• Le glyphosate serait (aussi) un tueur d'abeilles (l'obs-24/09/18-21h12)

    Le glyphosate serait (aussi) un tueur d'abeilles (l'obs-24/09/18-21h12)

    Selon une étude de l'université du Texas, cet herbicide affaiblit la flore intestinale des abeilles et pourrait contribuer à l'accroissement de la mortalité de leurs colonies.

    Les abeilles ne sont pas tirées d'affaire. L'année leur semblait pourtant plus favorable avec l'interdiction récente des néonicotinoïdes, ces pesticides tueurs que l'on estime responsables du syndrome d'effondrement des colonies et de la perte de nombreuses ruches dénoncée par les apiculteurs.

    Le glyphosate, l'autre pesticide très décrié, a davantage cristallisé l'attention pour ses effets potentiels sur l'organisme humain. Il semblerait pourtant qu'il ait aussi sa part de responsabilité dans les déboires de nos pollinisatrices préférées. C'est en tout cas ce qui ressort d'une étude publiée lundi soir dans les comptes rendus de l'Académie des sciences américaine (PNAS).

    Pour jouer son rôle d'herbicide, le glyphosate s'attaque à la production d'une enzyme présente dans les mauvaises herbes visées mais aussi chez certains micro-organismes. En théorie, lorsque les champs sont traités avec ce produit, les animaux (dont les abeilles) ne devraient pas être concernés par son action.
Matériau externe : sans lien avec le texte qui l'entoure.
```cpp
namespace bjjk {
int fixed_base_lanes_per_cu(int variant) {
  return variant ? lanes_for_both(bjj_k_mul_fixed_base_2x256, bjj_k_mul_fixed_base_2x256_c32, 256)
                 : lanes_for_both(bjj_k_mul_fixed_base, bjj_k_mul_fixed_base_c32, BJJ_K1_BLOCK);
}
hipError_t fill_fixed_table(hipStream_t st, u32* table, const u32* bases, int W, int nwin) {
  const size_t entries = fixed_stride(W) * (size_t)nwin;
  size_t chain = entries >> 18;
  chain = chain < 4 ? 4 : (chain > 256 ? 256 : chain);
  const size_t chains = ((fixed_stride(W) + chain - 1) / chain) * (size_t)nwin;
  BJJ_LAUNCH(bjj_k_build_fixed_table, dim3((unsigned)((chains + BJJ_BLOCK - 1) / BJJ_BLOCK)), dim3(BJJ_BLOCK), 0, st,
                     table, bases, W, nwin, (u32)chain);
  return hipGetLastError();
}
hipError_t build_fixed_table(hipStream_t st, u32* table, u32* bases, int W, int nwin) {
  BJJ_LAUNCH(bjj_k_fixed_window_bases, dim3((nwin + 63) / 64), dim3(64), 0, st, bases, W, nwin);
  return fill_fixed_table(st, table, bases, W, nwin);
}
hipError_t check_fixed_table(hipStream_t st, int grid, const u32* table, const u32* bases, int W, int nwin,
                             unsigned long long* d_bad) {
  BJJ_LAUNCH(bjj_k_check_fixed_table, dim3((unsigned)grid), dim3(BJJ_BLOCK), 0, st, table, bases, W, nwin, d_bad);
  return hipGetLastError();
}
hipError_t mul_fixed_base_scan(hipStream_t st, int cus, const u32* table, int W, int nwin, const uint8_t* scalars, size_t n,
                               uint8_t* out, u32* scratch, uint8_t* xy) {
  const int occ = xy ? occupancy_of(bjj_k_mul_fixed_base_scan_c32, BJJ_EPI_BLOCK) : occupancy_of(bjj_k_mul_fixed_base_scan, BJJ_EPI_BLOCK);
  const int grid = capped_grid(n, BJJ_EPI_BLOCK, (size_t)cus * (size_t)occ);
  if (xy)
    BJJ_LAUNCH(bjj_k_mul_fixed_base_scan_c32, dim3(grid), dim3(BJJ_EPI_BLOCK), 0, st, table, W, nwin, scalars, n, out, scratch, xy);
  else
    BJJ_LAUNCH(bjj_k_mul_fixed_base_scan, dim3(grid), dim3(BJJ_EPI_BLOCK), 0, st, table, W, nwin, scalars, n, out, scratch);
  return hipGetLastError();
}
hipError_t mul_fixed_base(hipStream_t st, int cus, int lanes_per_cu, int variant, const u32* table, int W, int nwin, const uint8_t* scalars,
                          size_t n, uint8_t* out, u32* scratch, uint8_t* xy) {
  const int block = variant ? 256 : BJJ_K1_BLOCK;
  const int grid = capped_grid(n, block, (size_t)cus * (size_t)(lanes_per_cu / block));
  if (xy) {
    if (variant)
      BJJ_LAUNCH(bjj_k_mul_fixed_base_2x256_c32, dim3(grid), dim3(256), 0, st, table, W, nwin, scalars, n, out, scratch, xy);
    else
      BJJ_LAUNCH(bjj_k_mul_fixed_base_c32, dim3(grid), dim3(BJJ_K1_BLOCK), 0, st, table, W, nwin, scalars, n, out, scratch, xy);
  } else if (variant)
    BJJ_LAUNCH(bjj_k_mul_fixed_base_2x256, dim3(grid), dim3(256), 0, st, table, W, nwin, scalars, n, out, scratch);
  else
    BJJ_LAUNCH(bjj_k_mul_fixed_base, dim3(grid), dim3(BJJ_K1_BLOCK), 0, st, table, W, nwin, scalars, n, out, scratch);
  return hipGetLastError();
}
}
```

Measured before the change: 2.044 billion scalar mults/s.

## Fold final madd into affine normalization using split G/F batch-inversion products

Instead of forming the full extended point X=ef, Y=gh, Z=fg after the last mixed addition, the kernel keeps e,h,f,g and stashes e·(prefix of g), h·(prefix of f), g and f. Two separate running products over g and f are kept and inverted together, so affine x=e/g and y=h/f come out directly. This removes the Z=fg multiply and restructures the per-item epilogue multiplies, but adds a second running product and extra per-item multiplies in the inverse-propagation pass.

Measured after the change: 2.063 billion scalar mults/s, median of 6. No clear change (+0.9%).

```diff
diff --git a/babyjubjub-rs_amd/csrc/curve.hpp b/babyjubjub-rs_amd/csrc/curve.hpp
--- a/babyjubjub-rs_amd/csrc/curve.hpp
+++ b/babyjubjub-rs_amd/csrc/curve.hpp
@@ -77,6 +77,22 @@
   if (NEED_T) r.T = fr_mul(e, h); else r.T = fr_zero();
   return r;
 }
+struct MaddTail { Fr e, h, f, g; };
+BJJ_HD MaddTail ext_madd_tail(const Fr& a, const Fr& b, const Fr& c, const Fr& d) {
+  MaddTail r;
+  r.h = fr_add_lazy(b, a);
+  r.e = fr_sub_lazy(b, a);
+  r.g = fr_add(d, c);
+  BJJ_ASSERT(c.v[8] <= fr_c2limb(8));
+#pragma unroll
+  for (int i = 0; i < NL; i++) { BJJ_ASSERT(c.v[i] <= fr_c2limb(i)); r.f.v[i] = d.v[i] + fr_c2limb(i) - c.v[i]; }
+  fr_carry(r.f);
+  BJJ_ASSERT(r.g.v[8] < (1u << 24) && r.f.v[8] < (1u << 24));
+  return r;
+}
+BJJ_HD MaddTail ext_madd_tail(const MaddState& s, const Niels& q) {
+  return ext_madd_tail(fr_mul(s.ym, q.ymx), fr_mul(s.yp, q.ypx), fr_mul(s.T, q.t2d), s.d);
+}
 BJJ_HD MaddState ext_madd_forms(const Ext& p) {
   MaddState s;
   s.ym = fr_sub_lazy(p.Y, p.X); s.yp = fr_add_lazy(p.Y, p.X); s.d = fr_add_lazy(p.Z, p.Z); s.T = p.T;
diff --git a/babyjubjub-rs_amd/csrc/fr.hpp b/babyjubjub-rs_amd/csrc/fr.hpp
--- a/babyjubjub-rs_amd/csrc/fr.hpp
+++ b/babyjubjub-rs_amd/csrc/fr.hpp
@@ -46,6 +46,12 @@
   constexpr u32 C[NL] = {0x4u + 0x20000000u, 0x1c3eb27eu + 0x1fffffffu, 0x19709143u + 0x1fffffffu,
                          0x1f4243cdu + 0x1fffffffu, 0x16174a0cu + 0x1fffffffu, 0x0b6d0302u + 0x1fffffffu,
                          0x029b8504u + 0x1fffffffu, 0x197098d0u + 0x1fffffffu, 0x00c19139u - 1u};
+  return C[i];
+}
+BJJ_HD u32 fr_c2limb(int i) {
+  constexpr u32 C[NL] = {0x2u + 0x20000000u, 0x1e1f593fu + 0x1fffffffu, 0x1cb848a1u + 0x1fffffffu,
+                         0x0fa121e6u + 0x1fffffffu, 0x0b0ba506u + 0x1fffffffu, 0x05b68181u + 0x1fffffffu,
+                         0x014dc282u + 0x1fffffffu, 0x1cb84c68u + 0x1fffffffu, 0x0060c89cu - 1u};
   return C[i];
 }
 BJJ_HD u32 fr_c8limb(int i) {
diff --git a/babyjubjub-rs_amd/csrc/k_fixed.hip b/babyjubjub-rs_amd/csrc/k_fixed.hip
--- a/babyjubjub-rs_amd/csrc/k_fixed.hip
+++ b/babyjubjub-rs_amd/csrc/k_fixed.hip
@@ -46,6 +46,10 @@
 #define BJJ_K1_ALIGN_DIGITS 1
 #endif
 #define K1_SIGN_CARRY (BJJ_K1_SIGN_CARRY && BJJ_K1_FOLD_LIFT)
+#ifndef BJJ_K1_AFFINE_TAIL
+#define BJJ_K1_AFFINE_TAIL 1
+#endif
+#define K1_AFFINE_TAIL (BJJ_K1_AFFINE_TAIL && BJJ_K1_FOLD_LIFT && BJJ_K1_REG_RECORDS && BJJ_K1_PIPE_ITEM)
 
 __global__ void __launch_bounds__(64) bjj_k_fixed_window_bases(u32* bases, int W, int nwin) {
   const int j = blockIdx.x * blockDim.x + threadIdx.x;
@@ -183,6 +187,13 @@
   k1_stash_words(s.x, p.X); k1_stash_words(s.y, p.Y); k1_stash_words(s.z, p.Z); k1_stash_words(s.p, run);
   run = fr_mul(run, p.Z);
 }
+#if K1_AFFINE_TAIL
+__device__ __forceinline__ void k1_stash_pack(K1Stash& s, const MaddTail& t, Fr& rg, Fr& rf) {
+  k1_words(s.x, fr_mul(t.e, rg)); k1_words(s.y, fr_mul(t.h, rf)); k1_words(s.z, t.g); k1_words(s.p, t.f);
+  rg = fr_mul(rg, t.g);
+  rf = fr_mul(rf, t.f);
+}
+#endif
 __device__ __forceinline__ void k1_stash_store(const K1Stash& s, uint8_t* xy_item, u32* scr_item) {
   U4 *q = (U4*)xy_item, *r = (U4*)scr_item;
   q[0] = s.x[0]; q[1] = s.x[1]; q[2] = s.y[0]; q[3] = s.y[1];
@@ -201,6 +212,35 @@
   const u32 w[8] = {v[0].x, v[0].y, v[0].z, v[0].w, v[1].x, v[1].y, v[1].z, v[1].w};
   return fr_from_words(w);
 }
+template <unsigned FORM>
+__device__ __forceinline__ void k1_result_store(uint8_t* out_item, const Fr& x, const Fr& y) {
+  U4 *const o = (U4*)out_item, v[2];
+  if (FORM & EPI_COMPRESS) {
+    k1_words(v, y);
+    if (plain_gt_halfq(x, c_K)) v[1].w |= 0x80000000u;
+    o[0] = v[0]; o[1] = v[1];
+  } else {
+    k1_words(v, x); o[0] = v[0]; o[1] = v[1];
+    k1_words(v, y); o[2] = v[0]; o[3] = v[1];
+  }
+}
+#if K1_AFFINE_TAIL
+__device__ __forceinline__ void k1_tail_split(const Fr& winv, const Fr& rg, const Fr& rf, Fr& ig, Fr& jf) {
+  const Fr t = fr_mul(winv, fr_one_plain());
+  jf = fr_mul(t, rg);
+  ig = fr_mul(fr_mul(t, rf), c_K.FINV);
+}
+template <unsigned FORM>
+__device__ __forceinline__ void k1_record_finish(Fr& ig, Fr& jf, uint8_t* out_item, const K1Record& r) {
+  constexpr u32 R1[NL] = {BJJ_N0, BJJ_N1, BJJ_N2, BJJ_N3, BJJ_N4, BJJ_N5, BJJ_N6, BJJ_N7, BJJ_N8};
+  const Fr G = k1_record_fr(r.z), F = k1_record_fr(r.p), U = k1_record_fr(r.x), V = k1_record_fr(r.y);
+  const Fr x = fr_cond_sub_kr(fr_mul(ig, U), R1);
+  const Fr y = fr_cond_sub_kr(fr_mul(jf, V), R1);
+  ig = fr_mul(ig, G);
+  jf = fr_mul(jf, F);
+  k1_result_store<FORM>(out_item, x, y);
+}
+#endif
 template <unsigned FORM>
 __device__ __forceinline__ void k1_record_finish(Fr& inv, uint8_t* out_item, const K1Record& r) {
   constexpr u32 R1[NL] = {BJJ_N0, BJJ_N1, BJJ_N2, BJJ_N3, BJJ_N4, BJJ_N5, BJJ_N6, BJJ_N7, BJJ_N8};
@@ -210,18 +250,7 @@
   Fr c2 = fr_mul(zinv, c_K.FINV);
   Fr x = fr_cond_sub_kr(fr_mul(X, c2), R1);
   Fr y = fr_cond_sub_kr(fr_mul(Y, zinv), R1);
-  if (BJJ_K1_REG_RECORDS) {
-    U4 *const o = (U4*)out_item, v[2];
-    if (FORM & EPI_COMPRESS) {
-      k1_words(v, y);
-      if (plain_gt_halfq(x, c_K)) v[1].w |= 0x80000000u;
-      o[0] = v[0]; o[1] = v[1];
-    } else {
-      k1_words(v, x); o[0] = v[0]; o[1] = v[1];
-      k1_words(v, y); o[2] = v[0]; o[3] = v[1];
-    }
-    return;
-  }
+  if (BJJ_K1_REG_RECORDS) { k1_result_store<FORM>(out_item, x, y); return; }
   u32 w[8];
   if (FORM & EPI_COMPRESS) {
     fr_to_words(y, w);
@@ -233,7 +262,7 @@
   }
 }
 template <int BLOCK, unsigned FORM>
-__device__ __forceinline__ void k1_epilogue_run(Fr run, size_t n, size_t tid, size_t nthreads, uint8_t* out, const uint8_t* stash,
+__device__ __forceinline__ void k1_epilogue_run(Fr run, Fr run2, size_t n, size_t tid, size_t nthreads, uint8_t* out, const uint8_t* stash,
                                                 const u32* scratch, u32* lds) {
   constexpr size_t OUT_BYTES = (FORM & EPI_COMPRESS) ? 32 : 64;
   const size_t cnt = tid < n ? (n - tid + nthreads - 1) / nthreads : 0;
@@ -243,7 +272,14 @@
     const size_t i = tid + (cnt - 1) * nthreads;
     k1_record_load(cur, stash + i * 64, scratch + i * 16);
   }
+#if K1_AFFINE_TAIL
+  Fr inv, inv2;
+  k1_tail_split(block_invert<BLOCK, BJJ_K1_INV_CORE>(fr_mul(run, run2), lds), run, run2, inv, inv2);
+#define K1_FINISH(i) k1_record_finish<FORM>(inv, inv2, out + (i) * OUT_BYTES, cur)
+#else
   Fr inv = fr_mul(block_invert<BLOCK, BJJ_K1_INV_CORE>(run, lds), fr_one_plain());
+#define K1_FINISH(i) k1_record_finish<FORM>(inv, out + (i) * OUT_BYTES, cur)
+#endif
   if (!cnt) return;
   if (!BJJ_K1_EARLY_RECORD) {
     const size_t i = tid + (cnt - 1) * nthreads;
@@ -255,13 +291,14 @@
     if (BJJ_K1_PIPE_RECORD) {
       K1Record nxt = cur;
       if (m) k1_record_load(nxt, stash + (i - nthreads) * 64, scratch + (i - nthreads) * 16);
-      k1_record_finish<FORM>(inv, out + i * OUT_BYTES, cur);
+      K1_FINISH(i);
       cur = nxt;
     } else {
-      k1_record_finish<FORM>(inv, out + i * OUT_BYTES, cur);
+      K1_FINISH(i);
       if (m) k1_record_load(cur, stash + (i - nthreads) * 64, scratch + (i - nthreads) * 16);
     }
   }
+#undef K1_FINISH
 }
 
 template <int BLOCK, int NBUF, unsigned FORM = EPI_AFFINE, bool AHEAD = false>
@@ -278,7 +315,7 @@
   const int wave = AHEAD && BJJ_K1_UNIFORM_STAGE ? __builtin_amdgcn_readfirstlane((int)(threadIdx.x >> 6)) : (int)(threadIdx.x >> 6);
   const GatherCoopLds<NBUF, STRIP> fb = {table, stage + wave * WAVE_WORDS, lane};
   uint8_t* const stash = (FORM & EPI_COMPRESS) ? xy : out;
-  Fr run = fr_one();
+  Fr run = fr_one(), run2 = fr_one();
   if (AHEAD && BJJ_K1_PIPE_ITEM) {
     static_assert(!AHEAD || NBUF >= 2, "both gathers of the next item are issued at once");
     size_t i = tid;
@@ -303,13 +340,20 @@
         });
         if (more) it = k1_item_begin(fb, W, raw);
         BJJ_SCHED_FENCE();
+        pending = BJJ_K1_LATE_SCALAR && more;
+#if K1_AFFINE_TAIL
+        const MaddTail p = ext_madd_tail(acc, cur);
+        if (pending || i < n) k1_stash_pack(held, p, run, run2);
+        if (pending) iheld = i;
+        else if (i < n) k1_stash_store(held, stash + i * 64, scratch + i * 16);
+#else
         const Ext p = k1_madd<false>(acc, cur);
-        pending = BJJ_K1_LATE_SCALAR && more;
         if (pending) { k1_stash_pack(held, p, run); iheld = i; }
         else if (i < n) {
           if (BJJ_K1_REG_RECORDS) { k1_stash_pack(held, p, run); k1_stash_store(held, stash + i * 64, scratch + i * 16); }
           else epilogue_stash(p, run, stash + i * 64, scratch + i * 16);
         }
+#endif
         if (!more) break;
         i = inext;
       }
@@ -325,7 +369,7 @@
     }
   }
   if (AHEAD && (BJJ_K1_REG_RECORDS || BJJ_K1_PIPE_RECORD || BJJ_K1_EARLY_RECORD))
-    k1_epilogue_run<BLOCK, FORM>(run, n, tid, nthreads, out, stash, scratch, lds);
+    k1_epilogue_run<BLOCK, FORM>(run, run2, n, tid, nthreads, out, stash, scratch, lds);
   else
     epilogue_run<BLOCK, FORM, BJJ_K1_INV_CORE>(run, n, tid, nthreads, out, scratch, lds, xy);
 }
```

Mais ce n'est pas si simple, comme viennent de le démontrer Erick Motta, Kasie Raymann et Nancy Moran, du département de biologie intégrative de l'université du Texas.

    Selon ces scientifiques, le glyphosate attaquerait certains éléments de la flore intestinale des abeilles, les rendant ainsi vulnérables à des infections et aux modifications de leur environnement. Ce facteur pourrait aussi "contribuer à l'accroissement largement inexpliqué de la mortalité des colonies d'abeilles," expliquent-ils.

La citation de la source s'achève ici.